# dmiruke/find_motion

Measured on NVIDIA B200. Metric: 1080p frames/sec (whole box), higher is better.
Workload: dtype u8+f64

## Files before the change

find_motion_b200/csrc/fm_common.cuh:

```cuda
#pragma once

#include <cuda.h>
#include <cuda_runtime.h>
#include <stdint.h>

#include <atomic>
#include <utility>

#include "../../include/fm_gpu.h"
#include "fm_device.cuh"

#define FM_MAX_K 1024
#define FM_TILE_PX 512
#define FM_TILE_WORDS 16
#define FM_TIMING_RING 16384
#define FM_MAX_DEVICES 64

struct StreamState {
    int has_bg;
    int counter;
    int decay;
    int cache_len;
};

// ... 18 lines not shown
    int *parent;
    int *area2;
    int *bbox;
};

struct fm_ctx {
    fm_config cfg;
    fm_info info;
    int S, Tmax, W, H, w, h, k, wpr;
    int N;
    int ntiles;
    int resize_mode;
    size_t frame_bytes;
    uint8_t *nv12_bgr;
    bool fused;
    bool wide_fused;
    bool umma;
    uint8_t *uband;
    uint8_t *uband_f;
    bool umma_direct;
    int umma_ra;
    uint8_t *gpad;
    int fx, fy;
    int maxc;
    int *coef;
    uint32_t *wtab;
    ResizeTab xtab, ytab;
    int *g4start, *g4n, *g4off;
    float4 *g4w;
    int g4max;
// ... 76 lines not shown
#define FM_LAUNCH_CHECK()                                                         \
    do {                                                                          \
        g_launches.fetch_add(1, std::memory_order_relaxed);                       \
        cudaError_t e_ = cudaGetLastError();                                      \
        if (e_ != cudaSuccess) {                                                  \
            fm_set_error("kernel launch failed: %s (%s:%d)", cudaGetErrorString(e_), \
                         __FILE__, __LINE__);                                     \
            return FM_ECUDA;                                                      \
        }                                                                         \
    } while (0)

inline uint32_t *fm_tflat(const fm_ctx *c) {
    return c->tflat + (size_t)c->slot * c->S * c->Tmax * c->ntiles * FM_TILE_WORDS;
}
inline int *fm_rawrange(const fm_ctx *c) { return c->rawrange + (size_t)c->slot * 6 * c->S * c->Tmax; }

template <typename... KArgs, typename... Args>
cudaError_t fm_launch_chained(void (*kernel)(KArgs...), dim3 grid, dim3 block, size_t smem, cudaStream_t st,
                              Args &&...args) {
    cudaLaunchAttribute at[1];
    at[0].id = cudaLaunchAttributeProgrammaticStreamSerialization;
    at[0].val.programmaticStreamSerializationAllowed = 1;
    cudaLaunchConfig_t cfg = {};
    cfg.gridDim = grid; cfg.blockDim = block; cfg.dynamicSmemBytes = smem; cfg.stream = st;
    cfg.attrs = at; cfg.numAttrs = 1;
    return cudaLaunchKernelEx(&cfg, kernel, std::forward<Args>(args)...);
}
__device__ __forceinline__ unsigned long long fm_globaltimer() {
    unsigned long long t;
    asm volatile("mov.u64 %0, %%globaltimer;" : "=l"(t));
// ... 15 lines not shown
int fm_frames_tmap(const fm_ctx *c, const uint8_t *frames, size_t sstride, size_t fstride, int T, int box_words, int box_rows,
                   CUtensorMap *out);

int fm_launch_frontend(fm_ctx *c, const uint8_t *frames, size_t sstride, size_t fstride, int T,
                       cudaStream_t st);
int fm_launch_temporal(fm_ctx *c, int T, cudaStream_t st);
int fm_launch_fused(fm_ctx *c, const uint8_t *frames, size_t sstride, size_t fstride, int T, cudaStream_t st);
int fm_ccl_configure(fm_ctx *c);
int fm_launch_morph_ccl(fm_ctx *c, int T, cudaStream_t st, fm_frame_stats *stats_out);
int fm_launch_masks(fm_ctx *c, int stream, int n_polys, const int *offs, const int *pts_scaled,
                    int npts, cudaStream_t st);
int fm_launch_bg_export(fm_ctx *c, int stream, double *dst_dev, cudaStream_t st);
int fm_launch_thresh_export(fm_ctx *c, int stream, int t, uint8_t *dst_dev, cudaStream_t st);
int fm_launch_mask_export(fm_ctx *c, int stream, uint8_t *dst_dev, cudaStream_t st);
bool fm_fused_supported(const fm_ctx *c);
size_t fm_wide_plane_bytes(const fm_ctx *c);
int fm_wide_init(fm_ctx *c, const int *taps);
bool fm_wide_fused_supported(const fm_ctx *c);
size_t fm_wide_bg_doubles(const fm_ctx *c);
int fm_launch_bg_export_wide(fm_ctx *c, int stream, double *dst_dev, cudaStream_t st);
int fm_launch_wide_blur(fm_ctx *c, const uint8_t *frames, size_t sstride, size_t fstride, int T, cudaStream_t st);
size_t fm_fused_bg_doubles(const fm_ctx *c);
int fm_launch_bg_export_fused(fm_ctx *c, int stream, double *dst_dev, cudaStream_t st);
int fm_launch_resize_bgr(int device, const uint8_t *src_dev, size_t sstride, size_t fstride, int S, int T, int W, int H,
                         int w, int h, int mode, int fx, int fy, const ResizeTab &xt, const ResizeTab &yt, const int *oidx,
                         uint8_t *dst_dev, size_t ostride, cudaStream_t st);
size_t fm_upscale_smem(int w);
int fm_launch_upscale(int device, const uint8_t *frames, size_t sstride, size_t fstride, int T, int F, int W, int H, int w,
                      int h, const int2 *xt, const int2 *yt, const int *nvalid, uint8_t *gray, uint8_t *bgr_out,
                      const int *oidx, size_t ostride, cudaStream_t st);
// ... 30 lines not shown
```

find_motion_b200/csrc/fm_host.cu:

```cuda
#include <ctype.h>
#include <math.h>
#include <stdarg.h>
#include <stdio.h>
#include <stdlib.h>
#include <string.h>

#include <algorithm>
#include <map>
#include <mutex>
#include <utility>
#include <vector>

#include <sched.h>
#include <unistd.h>

#include "fm_common.cuh"

std::atomic<unsigned long long> g_launches{0};
static thread_local char g_err[512] = "";

int fm_ensure_smem(const void *func, size_t bytes, int device) {
    static std::mutex mu;
    static std::map<std::pair<const void *, int>, size_t> done;
    std::lock_guard<std::mutex> lk(mu);
// ... 379 lines not shown
    FM_TRY(cudaMemset(c->errflag, 0, sizeof(int)));
    FM_TRY(cudaMemset(c->heavy, 0, F * sizeof(int)));
    int cap = c->w / 4 + 3;
    size_t per_frame = (size_t)c->h * cap * 28 + (size_t)c->h * 4 + 4;
    size_t budget = (size_t)8 << 30;
    int nb = (int)std::min<size_t>(F, std::max<size_t>(1, budget / per_frame));
    if ((rc = fm_ccl_alloc(&c->ccl, nb, c->h, cap))) return fail(rc);
    if ((rc = fm_ccl_configure(c))) return fail(rc);
    if ((cfg->flags & FM_FLAG_DEVICE_CLIPS) && (rc = fm_clips_alloc(c))) return fail(rc);
#ifdef FM_NV12_STAGED
    const bool nv12_staged = true;
#else
    const bool nv12_staged = !c->fused;
#endif
    if ((cfg->flags & FM_FLAG_NV12) && nv12_staged) ALLOC(c->nv12_bgr, F * c->W * c->H * 3);
    if (cfg->flags & FM_FLAG_OBJECT_PLANES) {
        const int ow = FM_OBJECT_WIDTH;
        c->obj_h = obj_h;
        if (ow < c->W) {
            const double sx = 1.0 / ((double)ow / W), sy = 1.0 / ((double)obj_h / H);
            const int isx = (int)nearbyint(sx), isy = (int)nearbyint(sy);
            if (fabs(sx - isx) < 2.220446049250313e-16 && fabs(sy - isy) < 2.220446049250313e-16) {
                c->obj_mode = 2; c->obj_fx = isx; c->obj_fy = isy;
            } else {
                c->obj_mode = 1;
                const HostTab xt = area_tab(c->W, ow), yt = area_tab(c->H, obj_h);
                if ((rc = upload_tab(&c->obj_xtab, xt)) || (rc = upload_tab(&c->obj_ytab, yt))) return fail(rc);
                if ((rc = fm_rows_plan_objects(c, xt.start.data(), xt.idx.data(), xt.wt.data(), yt.start.data(), yt.idx.data())))
                    return fail(rc);
            }
// ... 573 lines not shown
```

find_motion_b200/csrc/k_fused.cu:

```cuda
#include <cuda.h>

#include "fm_common.cuh"

#define FT_W 128
#ifndef FT_H
#define FT_H 32
#endif
#define FT_PX 16
#define FUSED_WARPS (FT_H / 4)
#define FG_WORDS 36
#define FG_ROWS (FT_H + 4)
#define FH_MB ((FG_ROWS + 15) / 16)
#define FH_ROWS (16 * FH_MB)
#ifndef FUSED_MIN_CTAS
#define FUSED_MIN_CTAS (1024 / (8 * FT_H))
#endif
#define FH_WORDS 68
#define FUSED_THREADS (8 * FT_H)
#define RAW_PITCH 432
#define RAW_BYTES (RAW_PITCH * FG_ROWS)
#define RAW_STAGE ((RAW_BYTES + 127) / 128 * 128)
#define NV_PITCH 160
#define NV_Y_BYTES (NV_PITCH * FG_ROWS)
#define NV_BYTES (NV_Y_BYTES + NV_PITCH * FG_ROWS / 2)

struct FusedParams {
    int T, w, h, wpr;
    const int *nvalid;
    int tilesX, tilesY;
    double *bg;
    const uint32_t *maskbits;
    uint32_t *tbits;
    size_t flatwords;
    const int *bg_in;
    int *bg_out;
    int *clear_ff;
    int *clear_zero;
    int n_ff, n_zero;
    unsigned long long *stamp;
    int b0, b1, b2, shift, rnd;
    int threshold;
    double alpha, beta;
    int qoff; uint32_t nthr2; double nC;
    uint8_t *gray_out, *blur_out;
    int *rawrange;
    uint4 bfr[32];
#ifdef FM_K1_PROF
    long long *prof;
#endif
};

enum { K1_WAIT, K1_GRAY, K1_BORDER, K1_HORIZ, K1_VERT, K1_TAIL, K1_NPROF };
#ifdef FM_K1_PROF
#define K1_PROF(slot)                                \
    do {                                             \
        if (tid == 0) {                              \
            const long long now_ = clock64();        \
            k1_prof[slot] += now_ - k1_prof_t;       \
            k1_prof_t = now_;                        \
        }                                            \
    } while (0)
#else
#define K1_PROF(slot) do {} while (0)
#endif

static void fused_bfr(FusedParams &p) {
    for (int lane = 0; lane < 32; lane++) {
// ... 76 lines not shown
            fm_temporal_px<SAFE, INIT>(sv, bg[idx], bits, p.threshold, p.qoff, p.nthr2, p.alpha, p.beta, p.nC);
        }
    }
    return __brev(bits) >> (32 - FT_PX);
}

__device__ __forceinline__ void rawrange_hit(const FusedParams &p, int s, int t, int y) {
    int *rr = p.rawrange + 2 * ((size_t)s * p.T + t);
    atomicMax(rr, min(y + 3, p.h - 1));
    atomicMax(rr + 1, p.h - 1 - y);
}

__device__ __forceinline__ void fused_exit(const FusedParams &p) {
    fm_stamp_end(p.stamp);
    fm_wait_predecessor();
    const int nthreads = gridDim.x * gridDim.y * gridDim.z * FUSED_THREADS;
    for (int i = ((blockIdx.z * gridDim.y + blockIdx.y) * gridDim.x + blockIdx.x) * FUSED_THREADS + threadIdx.x;
         i < p.n_ff + p.n_zero; i += nthreads) {
        if (i < p.n_ff) p.clear_ff[i] = -1;
        else p.clear_zero[i - p.n_ff] = 0;
    }
}

__device__ __forceinline__ uint32_t nv12_gray4(uint32_t y4, const FmChroma &c0, const FmChroma &c1) {
    return fm_nv12_gray(y4 & 0xFFu, c0) | (fm_nv12_gray((y4 >> 8) & 0xFFu, c0) << 8) |
           (fm_nv12_gray((y4 >> 16) & 0xFFu, c1) << 16) | (fm_nv12_gray(y4 >> 24, c1) << 24);
}
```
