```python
class FlowStage:
    def __init__(self, fw: int = 384, fh: int = 288, max_batch: int = 8, device: int = 0):
        self.fw, self.fh, self.max_batch = fw, fh, max_batch
        h = C.c_void_p()
        check(lib().sind_flow_create(fw, fh, max_batch, device, C.byref(h)), "sind_flow_create")
        self._h = h

    def set_max_levels(self, n: int):
        check(lib().sind_flow_set_max_levels(self._h, int(n)), "sind_flow_set_max_levels")

    def set_sor_variant(self, mode: int = 4, fuse: int = 5, tile_w: int = 64, tile_h: int = 64):
        check(lib().sind_flow_set_sor_tiled(self._h, mode, fuse, tile_w, tile_h), "sind_flow_set_sor_tiled")

    def set_solver_workgroups(self, cap: int):
        check(lib().sind_flow_set_solver_workgroups(self._h, int(cap)), "sind_flow_set_solver_workgroups")

    def set_wave_solver(self, on: bool = True, target_items: int = 0, bands: int = 0):
        check(lib().sind_flow_set_wave_solver(self._h, 1 if on else 0, int(target_items), int(bands)), "sind_flow_set_wave_solver")

    def set_coef_kernel(self, variant: int):
        check(lib().sind_flow_set_coef_kernel(self._h, int(variant)), "sind_flow_set_coef_kernel")

    def set_coarse_chain(self, on: bool):
        check(lib().sind_flow_set_coarse_chain(self._h, 1 if on else 0), "sind_flow_set_coarse_chain")

    def set_level_up(self, on: bool):
        check(lib().sind_flow_set_level_up(self._h, 1 if on else 0), "sind_flow_set_level_up")

    def set_latency_tiles(self, on: bool):
        check(lib().sind_flow_set_latency_tiles(self._h, 1 if on else 0), "sind_flow_set_latency_tiles")

    def close(self):
        if getattr(self, "_h", None):
            lib().sind_flow_destroy(self._h); self._h = None

    __del__ = close

    def levels(self):
        ws = np.zeros(256, np.int32); hs = np.zeros(256, np.int32)
        n = check(lib().sind_flow_levels(self._h, ptr(ws), ptr(hs), 256)); return list(zip(ws[:n].tolist(), hs[:n].tolist()))

    def deepflow(self, i0: np.ndarray, i1: np.ndarray):
        i0 = np.ascontiguousarray(i0, np.uint8); i1 = np.ascontiguousarray(i1, np.uint8)
        B = i0.shape[0]; u = np.empty(i0.shape, np.float32); v = np.empty(i0.shape, np.float32)
        check(lib().sind_flow_deepflow(self._h, ptr(i0), ptr(i1), B, ptr(u), ptr(v)), "sind_flow_deepflow"); return u, v

    def refine(self, i0, i1, u, v):
        i0 = np.ascontiguousarray(i0, np.uint8); i1 = np.ascontiguousarray(i1, np.uint8)
        u = np.array(u, np.float32, copy=True, order="C"); v = np.array(v, np.float32, copy=True, order="C")
        check(lib().sind_flow_refine(self._h, ptr(i0), ptr(i1), i0.shape[0], ptr(u), ptr(v)), "sind_flow_refine"); return u, v

    def varref_f32(self, i0, i1, u, v, fp_iters=5, sor_iters=5, alpha=20.0, delta=5.0, gamma=10.0, omega=1.6):
        i0 = np.ascontiguousarray(i0, np.float32); i1 = np.ascontiguousarray(i1, np.float32)
        u = np.array(u, np.float32, copy=True, order="C"); v = np.array(v, np.float32, copy=True, order="C")
        B, h, w = i0.shape
        check(lib().sind_flow_varref_f32(self._h, ptr(i0), ptr(i1), w, h, B, ptr(u), ptr(v), fp_iters, sor_iters, C.c_float(alpha),
                                         C.c_float(delta), C.c_float(gamma), C.c_float(omega)), "sind_flow_varref_f32"); return u, v

    def deepflow_dev(self, i0_ptr: int, i1_ptr: int, B: int, u_ptr: int, v_ptr: int):
        check(lib().sind_flow_deepflow_dev(self._h, ptr(i0_ptr), ptr(i1_ptr), B, ptr(u_ptr), ptr(v_ptr)), "sind_flow_deepflow_dev")

    def refine_dev(self, i0_ptr, i1_ptr, B, u_ptr, v_ptr):
        check(lib().sind_flow_refine_dev(self._h, ptr(i0_ptr), ptr(i1_ptr), B, ptr(u_ptr), ptr(v_ptr)), "sind_flow_refine_dev")

    def sync(self):
        check(lib().sind_flow_sync(self._h), "sind_flow_sync")

    def timer_begin(self):
        check(lib().sind_flow_timer_begin(self._h))

    def timer_end(self) -> float:
        ms = C.c_float(); check(lib().sind_flow_timer_end(self._h, C.byref(ms))); return ms.value
```

Measured before the change: 1617.

## Pack several small-level images side by side in wave SOR strips

Result: faster. 1671 (median of 6 runs) (+3.4%).

```diff
diff --git a/include/sind_hip.h b/include/sind_hip.h
--- a/include/sind_hip.h
+++ b/include/sind_hip.h
@@ -36,6 +36,8 @@
 int sind_flow_set_solver_workgroups(sind_flow* f, int cap);
 int sind_flow_set_wave_solver(sind_flow* f, int on, int target_items, int bands);
 int sind_flow_wave_layout(int w, int h, int B, int target_items, int bands, int out[4]);
+int sind_flow_set_wave_pack(sind_flow* f, int group);
+int sind_flow_wave_pack_layout(int w, int h, int B, int target_items, int bands, int group, int out[6]);
 int sind_flow_sor_plan(int mode, int fuse, int tile_w, int tile_h, int wave, int stream_min_b, int latency_tiles, int coarse_chain, int w, int h, int B, int total, int* out, int cap);
 int sind_flow_set_coef_kernel(sind_flow* f, int variant);
 int sind_flow_timer_begin(sind_flow* f);
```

════════════════════

_ACTIVITY_
Count the lines of these entries that hold the string "threshold", and give only that number.

_EXPECTED ANSWER_
2